REPERTORIO E TRAMA ... per dieci minuti al giorno di lettura e di scrittura

Quale momento stagionale, quale ciclo della Natura preferite? ...  Gli avvenimenti della nostra vita e i nostri ricordi sono profondamente legati alle stagioni, quindi, scrivete quattro righe in proposito …

     Conoscete senz’altro il famosissimo racconto che narra il mito di Orfeo: un racconto simbolico che ha ispirato la composizione di poemi, di romanzi, di opere liriche, di sinfonie, di drammi, di commedie, e la realizzazione di opere di pittura, di scultura, di architettura, di filmografia e via dicendo.

     Ma prima di rievocare il racconto che narra il mito di Orfeo - in cui il termine “euforia” gioca un ruolo - proseguiamo nella lettura del testo del Capitolo XI  della Favola di Filelfo.

Filelfo, L’assemblea degli animali

Capitolo XI. La grande quarantena

Gli umani credono che gli animali non decifrino il loro linguaggio. Non è così. La gatta bianca comprendeva e soppesava ogni parola. Al figlio non pareva vero di non andare a scuola. La madre aveva annunciato che non sarebbe tornata in ufficio ma avrebbe potuto lavorare da casa. L’uomo le rivolgeva parole affettuose. Le sue giornate non sarebbero cambiate, ma tutti avrebbero potuto concedersi almeno due ore di sonno in più ogni mattina e di sera guardare fino a tardi la tv come fosse sempre la vigilia di un giorno di festa. Il più giovane neanche ascoltava, preso dai continui scampanellii, ronzii, tamburellii e fruscii che facevano sobbalzare il suo cellulare. Lo sguardo obliquo della gatta sorvegliava lo scorrere vertiginoso di frasi, foto, link e commenti disseminati di faccine gialle.
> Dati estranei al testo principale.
# SavaRobotics/FoundationPose

Measured on AMD Instinct MI355X. Metric: pose-hypotheses/sec (render+refine+score), 252 hyp x 160x160, higher is better.
Workload: dtype f16

## Files before the change

foundationpose_amd/csrc/head_mlp.hip:

```cpp
#include "common.h"
#include "device_util.h"
#include <cstdlib>

#define HM_THREADS 512
#define HM_TILE 65536
#define HM_RED_OFF (2 * HM_TILE)
#define HM_LDS_BYTES (2 * HM_TILE + 4096)

struct HmCtx {
  int lane, wave, lr, lh;
  unsigned xo[8];
};

__device__ __forceinline__ void hm_gemm(const HmCtx &c, const f16 *w, const float *bias, const unsigned char *tile, floatx16 (&acc)[2][2]) {
  acc_from_bias(acc, bias, c.wave * 64, c.lh);
  const u32x4 *wp = reinterpret_cast<const u32x4 *>(w) + (size_t)(c.wave >> 1) * (32 * 4 * 64) + ((c.wave & 1) * 2) * 64 + c.lane;
  constexpr int D = 4;
  u32x4 wr[D][2];
#pragma unroll
  for (int d = 0; d < D; ++d)
#pragma unroll
    for (int i = 0; i < 2; ++i) wr[d][i] = wp[(d * 4 + i) * 64];
  const unsigned char *xb = tile + c.lr * 256;
  half8 bf[2][2];
#pragma unroll
  for (int j = 0; j < 2; ++j) bf[0][j] = *reinterpret_cast<const half8 *>(xb + j * 8192 + c.xo[0]);
#pragma unroll
  for (int k = 0; k < 32; ++k) {
    const int cur = k & 1, slot = k % D;
    half8 af[2];
#pragma unroll
    for (int i = 0; i < 2; ++i) af[i] = *reinterpret_cast<half8 *>(&wr[slot][i]);
    __builtin_amdgcn_sched_barrier(0);
    if (k + D < 32) {
#pragma unroll
      for (int i = 0; i < 2; ++i) wr[slot][i] = wp[((k + D) * 4 + i) * 64];
    }
    if (k + 1 < 32) {
      const int kn = k + 1;
#pragma unroll
      for (int j = 0; j < 2; ++j) bf[cur ^ 1][j] = *reinterpret_cast<const half8 *>(xb + (kn >> 3) * 16384 + j * 8192 + c.xo[kn & 7]);
    }
    __builtin_amdgcn_sched_barrier(0);
#pragma unroll
    for (int j = 0; j < 2; ++j)
#pragma unroll
      for (int i = 0; i < 2; ++i) acc[i][j] = __builtin_amdgcn_mfma_f32_32x32x16_f16(af[i], bf[cur][j], acc[i][j], 0, 0, 0);
  }
}

__device__ __forceinline__ unsigned hm_off(const HmCtx &c, int row, int i, int rg) {
  return (unsigned)((c.wave >> 1) * 16384 + row * 256 + ((((c.wave & 1) * 8 + i * 4 + rg) ^ (row & 15)) * 16) + c.lh * 8);
}

__device__ __forceinline__ void hm_residual_stats(const HmCtx &c, const unsigned char *res_tile, float *red, floatx16 (&acc)[2][2], float (&rstd)[2]) {
#pragma unroll
  for (int j = 0; j < 2; ++j) {
    const int row = j * 32 + c.lr;
#pragma unroll
    for (int i = 0; i < 2; ++i)
#pragma unroll
      for (int rg = 0; rg < 4; ++rg) {
        const half4 rq = *reinterpret_cast<const half4 *>(res_tile + hm_off(c, row, i, rg));
#pragma unroll
        for (int e = 0; e < 4; ++e) acc[i][j][rg * 4 + e] += (float)rq[e];
      }
  }
  float mean[2];
#pragma unroll
  for (int j = 0; j < 2; ++j) {
    float s = 0.f;
#pragma unroll
    for (int i = 0; i < 2; ++i)
#pragma unroll
      for (int e = 0; e < 16; ++e) s += acc[i][j][e];
    s += __shfl_xor(s, 32);
    if (c.lh == 0) red[c.wave * 64 + j * 32 + c.lr] = s;
  }
  __syncthreads();
#pragma unroll
  for (int j = 0; j < 2; ++j) {
    float s = 0.f;
#pragma unroll
    for (int w = 0; w < 8; ++w) s += red[w * 64 + j * 32 + c.lr];
    mean[j] = s * (1.f / 512.f);
  }
#pragma unroll
  for (int j = 0; j < 2; ++j) {
    float s = 0.f;
#pragma unroll
    for (int i = 0; i < 2; ++i)
#pragma unroll
      for (int e = 0; e < 16; ++e) {
        acc[i][j][e] -= mean[j];
        s += acc[i][j][e] * acc[i][j][e];
      }
    s += __shfl_xor(s, 32);
    if (c.lh == 0) red[512 + c.wave * 64 + j * 32 + c.lr] = s;
  }
  __syncthreads();
#pragma unroll
  for (int j = 0; j < 2; ++j) {
    float s = 0.f;
#pragma unroll
    for (int w = 0; w < 8; ++w) s += red[512 + w * 64 + j * 32 + c.lr];
    rstd[j] = rsqrtf(s * (1.f / 512.f) + 1e-5f);
  }
}

__global__ __launch_bounds__(HM_THREADS, 1) void head_mlp_kernel(HeadMlpArgs p) {
  extern __shared__ __attribute__((aligned(16))) unsigned char hm_smem[];
  HmCtx c;
  const int tid = threadIdx.x;
  c.lane = tid & 63;
  c.wave = __builtin_amdgcn_readfirstlane(tid >> 6);
  c.lr = c.lane & 31;
  c.lh = c.lane >> 5;
#pragma unroll
  for (int s = 0; s < 8; ++s) c.xo[s] = (unsigned)(((2 * s + c.lh) ^ (c.lr & 15)) * 16);
  const int m0 = blockIdx.x * 64;
  unsigned char *P = hm_smem, *Q = hm_smem + HM_TILE;
  float *red = reinterpret_cast<float *>(hm_smem + HM_RED_OFF);
  const unsigned lds0 = (unsigned)(size_t)(__attribute__((address_space(3))) void *)hm_smem;

  tok_tile_dma<64, 8>(p.att, m0, p.M, c.wave, c.lane, lds0);
  tok_tile_dma<64, 8>(p.tok, m0, p.M, c.wave, c.lane, lds0 + HM_TILE);
  wait_vm<8>();
  __syncthreads();

  floatx16 acc[2][2];
  float rstd[2];
  hm_gemm(c, p.w_out, p.b_out, P, acc);
  wait_vm<0>();
  __syncthreads();
  hm_residual_stats(c, Q, red, acc, rstd);
#pragma unroll
  for (int i = 0; i < 2; ++i)
#pragma unroll
    for (int rg = 0; rg < 4; ++rg) {
      const int col = c.wave * 64 + i * 32 + rg * 8 + c.lh * 4;
      const float4 gv = *reinterpret_cast<const float4 *>(p.g1 + col), bv = *reinterpret_cast<const float4 *>(p.be1 + col);
#pragma unroll
      for (int j = 0; j < 2; ++j) {
        half4 hv;
        hv[0] = (f16)(acc[i][j][rg * 4 + 0] * rstd[j] * gv.x + bv.x);
        hv[1] = (f16)(acc[i][j][rg * 4 + 1] * rstd[j] * gv.y + bv.y);
        hv[2] = (f16)(acc[i][j][rg * 4 + 2] * rstd[j] * gv.z + bv.z);
        hv[3] = (f16)(acc[i][j][rg * 4 + 3] * rstd[j] * gv.w + bv.w);
        *reinterpret_cast<half4 *>(Q + hm_off(c, j * 32 + c.lr, i, rg)) = hv;
      }
    }
  __syncthreads();
  hm_gemm(c, p.w1, p.b1, Q, acc);
#pragma unroll
  for (int i = 0; i < 2; ++i)
#pragma unroll
    for (int rg = 0; rg < 4; ++rg)
#pragma unroll
      for (int j = 0; j < 2; ++j) {
        half4 hv;
#pragma unroll
        for (int e = 0; e < 4; ++e) hv[e] = (f16)acc[i][j][rg * 4 + e];
        hv = __builtin_elementwise_max(hv, half4{(f16)0.f, (f16)0.f, (f16)0.f, (f16)0.f});
        *reinterpret_cast<half4 *>(P + hm_off(c, j * 32 + c.lr, i, rg)) = hv;
      }
  __syncthreads();
  hm_gemm(c, p.w2, p.b2, P, acc);
  hm_residual_stats(c, Q, red, acc, rstd);
#pragma unroll
  for (int j = 0; j < 2; ++j)
#pragma unroll
    for (int i = 0; i < 2; ++i)
#pragma unroll
      for (int rg = 0; rg < 4; ++rg) {
        float v[4];
#pragma unroll
        for (int e = 0; e < 4; ++e) v[e] = row16_sum(acc[i][j][rg * 4 + e] * rstd[j]);
        const int g = (m0 + j * 32 + (c.lr & 16)) >> 4;
        if ((c.lr & 15) == 0 && g * 16 < p.M)
          *reinterpret_cast<float4 *>(p.gsum + (size_t)g * 512 + c.wave * 64 + i * 32 + rg * 8 + c.lh * 4) = make_float4(v[0], v[1], v[2], v[3]);
      }
}


#define H2_ROWS 128
#ifdef HM_STAMP
__device__ unsigned long long g_hm_stamps[1024 * 8 * 8];
extern "C" __attribute__((visibility("default"))) int fp_dbg_hm_stamps(unsigned long long *host) {
  return hipMemcpyFromSymbol(host, HIP_SYMBOL(g_hm_stamps), sizeof(g_hm_stamps)) == hipSuccess ? 0 : -1;
}
#define HSTAMP(i) do { if (blockIdx.x < 1024 && c.lane == 0) g_hm_stamps[((size_t)blockIdx.x * 8 + c.wave) * 8 + (i)] = __builtin_amdgcn_s_memtime(); } while (0)
#else
#define HSTAMP(i) do { } while (0)
#endif
#define H2_SEG (H2_ROWS * 256)
#define H2_TILE (4 * H2_SEG)
#define H2_SLOT (H2_ROWS * 128)
#define H2_RING_OFF H2_TILE
#define H2_RED_OFF H2_RING_OFF
#define H2_LDS_BYTES (H2_TILE + 2 * H2_SLOT)

__device__ __forceinline__ void h2_ring_dma(const f16 *src, int m0, int M, int s8, int wave, int lane, unsigned slot_addr) {
#pragma unroll
  for (int u = 0; u < 2; ++u) {
    const int r8 = wave * 2 + u, row = r8 * 8 + (lane >> 3);
    const int m = min(m0 + row, M - 1);
    const unsigned voff = (unsigned)(((size_t)m * 512 + s8 * 64 + (((lane & 7) ^ (row & 7)) * 8)) * 2);
    glds16(src, voff, slot_addr + r8 * 1024);
  }
}

struct H2Ctx {
  int lane, wave, lr, lh;
};

template <bool RING, bool BIAS, typename Pre>
__device__ __forceinline__ void h2_gemm(const H2Ctx &c, const f16 *w, const float *bias, const unsigned char *smem, floatx16 (&acc)[2][4], Pre before_loop,
                                        unsigned lds0 = 0, const f16 *ring_src = nullptr, int m0 = 0, int M = 0) {
  const u32x4 *wp = reinterpret_cast<const u32x4 *>(w) + (size_t)(c.wave >> 1) * (32 * 4 * 64) + ((c.wave & 1) * 2) * 64 + c.lane;
  constexpr int D = 3;
  u32x4 wr[D][2];
#pragma unroll
  for (int d = 0; d < D; ++d)
#pragma unroll
    for (int i = 0; i < 2; ++i) wr[d][i] = wp[(d * 4 + i) * 64];
  __builtin_amdgcn_sched_barrier(0);
  if constexpr (RING) {
    wait_vm<6>();
    __syncthreads();
    h2_ring_dma(ring_src, m0, M, 1, c.wave, c.lane, lds0 + H2_RING_OFF + H2_SLOT);
  }
  floatx16 bvec[2];
  if constexpr (BIAS) {
#pragma unroll
    for (int i = 0; i < 2; ++i)
#pragma unroll
      for (int rg = 0; rg < 4; ++rg) {
        const float4 bv = *reinterpret_cast<const float4 *>(bias + c.wave * 64 + i * 32 + rg * 8 + c.lh * 4);
        bvec[i][rg * 4 + 0] = bv.x, bvec[i][rg * 4 + 1] = bv.y, bvec[i][rg * 4 + 2] = bv.z, bvec[i][rg * 4 + 3] = bv.w;
      }
  }
  __builtin_amdgcn_sched_barrier(0);
  before_loop();
  const unsigned char *xb = RING ? smem + H2_RING_OFF + c.lr * 128 + ((c.lh ^ (c.lr & 1)) * 16) : smem + c.lr * 256 + ((c.lh ^ (c.lr & 1)) * 16);
  const unsigned xe = (unsigned)(c.lr & (RING ? 6 : 14));
  auto frag_addr = [&](int k, int j) __attribute__((always_inline)) -> const unsigned char * {
    if constexpr (RING) return xb + ((k >> 2) & 1) * H2_SLOT + j * 4096 + (((unsigned)(2 * (k & 3)) ^ xe) << 4);
    else return xb + (k >> 3) * H2_SEG + j * 8192 + (((unsigned)(2 * (k & 7)) ^ xe) << 4);
  };
  half8 bf[4];
#pragma unroll
  for (int j = 0; j < 4; ++j) bf[j] = *reinterpret_cast<const half8 *>(frag_addr(0, j));
#pragma unroll
  for (int k = 0; k < 32; ++k) {
    const int slot = k % D;
    half8 af[2];
#pragma unroll
    for (int i = 0; i < 2; ++i) af[i] = *reinterpret_cast<half8 *>(&wr[slot][i]);
    __builtin_amdgcn_sched_barrier(0);
    if (k + D < 32) {
#pragma unroll
      for (int i = 0; i < 2; ++i) wr[slot][i] = wp[((k + D) * 4 + i) * 64];
    }
    __builtin_amdgcn_sched_barrier(0);
    const int kn = k + 1;
    const bool seg_edge = RING && (kn & 3) == 0 && kn < 32;
#pragma unroll
    for (int j = 0; j < 4; ++j) {
#pragma unroll
      for (int i = 0; i < 2; ++i) acc[i][j] = __builtin_amdgcn_mfma_f32_32x32x16_f16(af[i], bf[j], (BIAS && k == 0) ? bvec[i] : acc[i][j], 0, 0, 0);
      __builtin_amdgcn_sched_barrier(0);
      if (kn < 32 && !seg_edge) bf[j] = *reinterpret_cast<const half8 *>(frag_addr(kn, j));
      __builtin_amdgcn_sched_barrier(0);
    }
    if (seg_edge) {
      wait_vm_lgkm<8>();
      __syncthreads();
      if ((kn >> 2) + 1 < 8) h2_ring_dma(ring_src, m0, M, (kn >> 2) + 1, c.wave, c.lane, lds0 + H2_RING_OFF + (((kn >> 2) + 1) & 1) * H2_SLOT);
#pragma unroll
      for (int j = 0; j < 4; ++j) bf[j] = *reinterpret_cast<const half8 *>(frag_addr(kn, j));
    }
  }
}

__device__ __forceinline__ unsigned h2_off(const H2Ctx &c, int row, int i, int rg) {
  return (unsigned)((c.wave >> 1) * H2_SEG + row * 256 + ((((c.wave & 1) * 8 + i * 4 + rg) ^ (row & 15)) * 16) + c.lh * 8);
}
__device__ __forceinline__ H2Ctx h2_fresh(const H2Ctx &c0) {
  H2Ctx c = c0;
  asm volatile("" : "+v"(c.lr), "+v"(c.lh), "+v"(c.lane));
  return c;
}

__device__ __forceinline__ void h2_stats(const H2Ctx &c0, float *red, const floatx16 (&acc)[2][4], float (&mean)[4], float (&rstd)[4]) {
  H2Ctx c = c0;
  asm volatile("" : "+v"(c.lr));
#pragma unroll
  for (int j = 0; j < 4; ++j) {
    float s = 0.f, q = 0.f;
#pragma unroll
    for (int i = 0; i < 2; ++i)
#pragma unroll
      for (int e = 0; e < 16; ++e) {
        s += acc[i][j][e];
        q += acc[i][j][e] * acc[i][j][e];
      }
    s += __shfl_xor(s, 32);
    q += __shfl_xor(q, 32);
    if (c.lh == 0) *reinterpret_cast<float2 *>(&red[(c.wave * 128 + j * 32 + c.lr) * 2]) = make_float2(s, q);
  }
  __syncthreads();
#pragma unroll
  for (int j = 0; j < 4; ++j) {
    float s = 0.f, q = 0.f;
#pragma unroll
    for (int w = 0; w < 8; ++w) {
      const float2 v = *reinterpret_cast<const float2 *>(&red[(w * 128 + j * 32 + c.lr) * 2]);
      s += v.x;
      q += v.y;
    }
    mean[j] = s * (1.f / 512.f);
    rstd[j] = rsqrtf(fmaxf(q * (1.f / 512.f) - mean[j] * mean[j], 0.f) + 1e-5f);
  }
}
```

Quando l’uomo tornò sovraccarico di buste della spesa era quasi ora di cena. La gatta bianca ne approfittò per scivolare sul ballatoio e da lì guadagnare la grondaia. Sono due le ragioni principali per cui i gatti frequentano i tetti: avere la visuale più ampia possibile e raccogliere informazioni. Si dice che ciascun gatto abbia tre nomi: quello con cui viene al mondo, quello che gli danno gli umani e un terzo nome segreto. I primi due servono a identificarlo, rispettivamente, tra i suoi simili e nella società degli umani, il terzo ad accreditarlo presso le altre specie animali (e, in certi casi, anche vegetali), quali appunto i numerosi pennuti che si incrociano sulle cime dei palazzi. E un gatto, che ama passeggiare in equilibro sull’orlo dei tetti, potrà mai essere incline all’euforia? ...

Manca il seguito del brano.